Le cocotier est depuis toujours intimement lié à la culture comorienne. Toutes les parties de l’arbre sont transformées pour les besoins de la vie courante.  La noix de coco est utilisée dans de nombreux plats traditionnels.

Implantée aux Comores pendant la période coloniale, la cocoteraie comorienne était parmi les cultures de rente jusqu’aux années 80. Comme la vanille, le girofle et l’ylang-ylang ; le coprah « Mbatra », albumen séché de la noix de coco s’exportait massivement vers l’occident. Utilisé dans l’industrie cosmétique pour la fabrication du savon, du shampoing… la noix du coco faisait partie de la fierté nationale en matière d’exportation.

Au milieu des années 90, la production commençait à chuter. De même la découverte des molécules de synthèse rendait l’exportation rare. La filière d’exportation a disparu et avec elle toutes les politiques publiques d’entretien des cocoteraies.

Depuis 1996, le projet Développement des Cultures Vivrières et Appui Semencier (DCVAS) est chargé de réhabiliter la cocoteraie comorienne, qui se trouve en phase de vieillissement avancée. Cependant, ses premières observations effectuées en 2000, ont montré une infestation des cocotiers par le complexe aleurode fumagine. Ce dernier s’est accentué et a complètement bouleversé les objectifs initiaux du projet. Il a donc été nécessaire de mesurer l’impact de ce problème phytosanitaire que ce soit au niveau de la production, des échanges et de la consommation des ménages.

Mots clés : Noix de coco, L’aleurode, Production, Consommation, problème phytosanitaire, Comores.

Disparition de la cocoteraie nationale quelle politique de remplacement?

L’impact de l’aleurode (mouches blanches) sur la cocoteraie comorienne doit être considéré comme une catastrophe nationale.

L’aleurode pompe la sève du cocotier pour se nourrir et excrète un miellat sur lequel se développe alors un champignon, la fumagine, gênant la photosynthèse et la transpiration de la plante. Ces deux actions entraînent un affaiblissement de l’arbre, réduisant sa production de noix de coco et pouvant aller jusqu’à sa mort. Par ailleurs, Cette maladie sans précédente est venue attaquer une cocoteraie bien âgée dans le cas des Comores. La plupart de ce patrimoine a dépassé les 50 ans sans avoir bénéficié un soin sylvicole adéquat.

Depuis l’an 2000 la situation est devenue épouvantable. La production a chuté de près de 55% sur l’ensemble de l’Archipel. Une chute qui a entrainé une pénurie sans précédente de la noix de coco et une hausse historique du prix de ce produit.

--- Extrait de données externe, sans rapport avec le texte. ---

#ifdef DTC_TILE_REPLAY
  {
    uint32_t sink = 0;
    if (DTC_TILE_REPLAY == 1 || DTC_TILE_REPLAY == 4) { if (vec) issue(0); }
    int cs_prev = 0, nq_prev = 0;
#pragma unroll 1
    for (int qs = 0; qs < nq_tot; qs += nq_pass) {
      const int cs = 4 * qs;
      const int nq_cur = min(nq_pass, nq_tot - qs);
      if (DTC_TILE_REPLAY == 1) {
#pragma unroll
        for (int u = 0; u < U; u++) { if constexpr (L16) sink ^= v[u].x ^ v[u].y; else sink ^= __float_as_uint(v[u].x) ^ __float_as_uint(v[u].w); }
        if (vec && qs + nq_pass < nq_tot) issue(cs + 4 * nq_pass);
      } else if (DTC_TILE_REPLAY == 4) {
        if (vec) commit(); else stage_scalar(cs);
        __syncthreads();
        if (vec && qs + nq_pass < nq_tot) issue(cs + 4 * nq_pass);
        __syncthreads();
      } else if (DTC_TILE_REPLAY == 2) {
        store_slab(cs, nq_cur);
      } else if (DTC_TILE_REPLAY == 3) {
        __syncthreads();
        if (it.on) {
          float* so = slab + rl * (4 * nq_cur * bins) + bin;
#pragma unroll 1
          for (int q = 0; q < nq_cur; q++) {
            const char* wq = reinterpret_cast<const char*>(win) + uni(q * plane * SB);
            f32x2 a01 = {0.f, 0.f}, a23 = {0.f, 0.f};
#pragma unroll
            for (int iy = 0; iy < 2; iy++) {
              if constexpr (!L16) {
                f32x4 t[2][4];
#pragma unroll
                for (int ix = 0; ix < 2; ix++)
#pragma unroll
                  for (int k = 0; k < 4; k++) t[ix][k] = *reinterpret_cast<const f32x4*>(__builtin_assume_aligned(wq + it.a[iy][ix][k], 16));
#pragma unroll
                for (int ix = 0; ix < 2; ix++) {
                  const float w1 = it.yh[iy] * it.xh[ix], w2 = it.yh[iy] * it.xl[ix], w3 = it.yl[iy] * it.xh[ix], w4 = it.yl[iy] * it.xl[ix];
                  a01 += w1 * t[ix][0].lo + w2 * t[ix][1].lo + w3 * t[ix][2].lo + w4 * t[ix][3].lo;
                  a23 += w1 * t[ix][0].hi + w2 * t[ix][1].hi + w3 * t[ix][2].hi + w4 * t[ix][3].hi;
                }
              }
              __builtin_amdgcn_sched_barrier(0);
            }
            float* o = so + uni(4 * q * bins);
            o[0] = a01.x * 0.25f; o[bins] = a01.y * 0.25f; o[2 * bins] = a23.x * 0.25f; o[3 * bins] = a23.y * 0.25f;
          }
        }
        __syncthreads();
      }
      cs_prev = cs; nq_prev = nq_cur;
    }
    (void)cs_prev; (void)nq_prev;
    if (sink == 0x9e3779b9u && p.n_rois < 0) reinterpret_cast<uint32_t*>(p.out)[0] = sink;
  }
  TT_MARK(10);
}
#else
  TT_MARK(3);
  if (vec) issue(0);
  int cs_prev = 0, nq_prev = 0;
#pragma unroll 1
  for (int qs = 0; qs < nq_tot; qs += nq_pass) {
    const int cs = 4 * qs;
    const int nq_cur = min(nq_pass, nq_tot - qs);
    if (vec) commit(); else stage_scalar(cs);
    TT_MARK(4);
    if (nq_prev) store_slab(cs_prev, nq_prev);
    TT_MARK(5);
    __syncthreads();
    TT_MARK(6);
    if (vec && qs + nq_pass < nq_tot) issue(cs + 4 * nq_pass);
    TT_MARK(7);
    if (it.on) {
      float* so = slab + rl * (4 * nq_cur * bins) + bin;
#pragma unroll 1
      for (int q = 0; q < nq_cur; q++) {
        const char* wq = reinterpret_cast<const char*>(win) + uni(q * plane * SB);
        f32x2 a01 = {0.f, 0.f}, a23 = {0.f, 0.f};
#pragma unroll
        for (int iy = 0; iy < 2; iy++) {
          if constexpr (L16 && FUSED) {
            u32x2 t[2][4];
#pragma unroll
            for (int ix = 0; ix < 2; ix++)
#pragma unroll
              for (int k = 0; k < 4; k++)
                t[ix][k] = *reinterpret_cast<const u32x2*>(__builtin_assume_aligned(wq + it.a[iy][ix][k], 8));
#pragma unroll
            for (int ix = 0; ix < 2; ix++) {
              const float w1 = it.yh[iy] * it.xh[ix], w2 = it.yh[iy] * it.xl[ix];
              const float w3 = it.yl[iy] * it.xh[ix], w4 = it.yl[iy] * it.xl[ix];
              fma_pair16<TIn>(a01, t[ix][0].x, w1); fma_pair16<TIn>(a23, t[ix][0].y, w1);
              fma_pair16<TIn>(a01, t[ix][1].x, w2); fma_pair16<TIn>(a23, t[ix][1].y, w2);
              fma_pair16<TIn>(a01, t[ix][2].x, w3); fma_pair16<TIn>(a23, t[ix][2].y, w3);
              fma_pair16<TIn>(a01, t[ix][3].x, w4); fma_pair16<TIn>(a23, t[ix][3].y, w4);
            }
          } else if constexpr (L16) {
            u32x2 t[2][4];
#pragma unroll
            for (int ix = 0; ix < 2; ix++)
#pragma unroll
              for (int k = 0; k < 4; k++)
                t[ix][k] = *reinterpret_cast<const u32x2*>(__builtin_assume_aligned(wq + it.a[iy][ix][k], 8));
#pragma unroll
            for (int ix = 0; ix < 2; ix++) {
              const float w1 = it.yh[iy] * it.xh[ix], w2 = it.yh[iy] * it.xl[ix];
              const float w3 = it.yl[iy] * it.xh[ix], w4 = it.yl[iy] * it.xl[ix];
              f32x2 s01 = mul_pair16<TIn>(t[ix][0].x, w1) + mul_pair16<TIn>(t[ix][1].x, w2);
              s01 = s01 + mul_pair16<TIn>(t[ix][2].x, w3);
              s01 = s01 + mul_pair16<TIn>(t[ix][3].x, w4);
              f32x2 s23 = mul_pair16<TIn>(t[ix][0].y, w1) + mul_pair16<TIn>(t[ix][1].y, w2);
              s23 = s23 + mul_pair16<TIn>(t[ix][2].y, w3);
              s23 = s23 + mul_pair16<TIn>(t[ix][3].y, w4);
              a01 = a01 + s01; a23 = a23 + s23;
            }
          } else {
            f32x4 t[2][4];
#pragma unroll
            for (int ix = 0; ix < 2; ix++)
#pragma unroll
              for (int k = 0; k < 4; k++)
                t[ix][k] = *reinterpret_cast<const f32x4*>(__builtin_assume_aligned(wq + it.a[iy][ix][k], 16));
#pragma unroll
            for (int ix = 0; ix < 2; ix++) {
              const float w1 = it.yh[iy] * it.xh[ix], w2 = it.yh[iy] * it.xl[ix];
              const float w3 = it.yl[iy] * it.xh[ix], w4 = it.yl[iy] * it.xl[ix];
              a01 += w1 * t[ix][0].lo + w2 * t[ix][1].lo + w3 * t[ix][2].lo + w4 * t[ix][3].lo;
              a23 += w1 * t[ix][0].hi + w2 * t[ix][1].hi + w3 * t[ix][2].hi + w4 * t[ix][3].hi;
            }
          }
          __builtin_amdgcn_sched_barrier(0);
        }
        float* o = so + uni(4 * q * bins);
        const float a0 = a01.x, a1 = a01.y, a2 = a23.x, a3 = a23.y;
        o[0] = a0 * 0.25f; o[bins] = a1 * 0.25f; o[2 * bins] = a2 * 0.25f; o[3 * bins] = a3 * 0.25f;
      }
    }
    TT_MARK(8);
    __syncthreads();
    TT_MARK(9);
    cs_prev = cs; nq_prev = nq_cur;
  }
  if (nq_prev) store_slab(cs_prev, nq_prev);
  TT_MARK(10);
}
#endif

Par exemple des familles de la diaspora comorienne rentrés au pays pour des cérémonies, se trouvent obligé de ramener des sachets de noix de coco en poudre afin de pallier à la pénurie. Soulignons que seul l’île de Mohéli arrive à assurer sa consommation locale en noix de coco et à exporter vers les autres îles de l’archipel, exposé à des ruptures régulières de stocks.

Une crise qui a touché non seulement le mode culinaire des îles Comores mais surtout l’économie proprement dite du pays ainsi que le mode de production agricole. La pénurie de noix aurait pu mettre les agriculteurs en situation de force par rapport aux acheteurs potentiels. Toutefois, la faible structuration de la filière n’a pas occasionné une amélioration des revenus des producteurs. Une autre conséquence reste la disparition de la fabrication d’huile de coco qui n’existe pratiquement plus à l’exception de l’île Mohéli en milieu rural.

Cependant la disparition de la filière de cocotier aux Comores résulte de l’absence de politique publique au sujet de la filière cocotier comorienne veille de plus d’un demi-siècle et accéléré par l’épiderme de la mouche blanche sur les cocotiers constaté à l’an 2000 par le projet DCVAS. Les recommandations suivantes aux autorités comoriennes en chargée de l’agriculture permettraient de relancer une filière vitale pour l’économie.

Recommandations

  • Lancer en urgence une politique nationale de la filière cocotier pour un renouvellement et une amélioration des espèces ;
  • Surveiller la santé des plantes ;
  • Créer des pépinières pour la production de toutes les variétés de semences cocoteraies ;
  • Renouveler la cocoteraie de nos jours ;
  • Expliquer aux acteurs de la filière (agriculteurs et politiciens) l’enjeu socioéconomique de la fameuse noix de coco ;
  • Sensibiliser la population sur la protection de la cocoteraie ;

 

Bibliographie

–         Etude de la filière cocotier aux Comores dans un contexte  PRODINRA.

  • Aux Comores, la noix de coco est devenue rare:       
  • Lutte biologique contre l’aleurode du cocotier aux Comores – CIRAD.
  • Images correspondant à cocotier aux Comores.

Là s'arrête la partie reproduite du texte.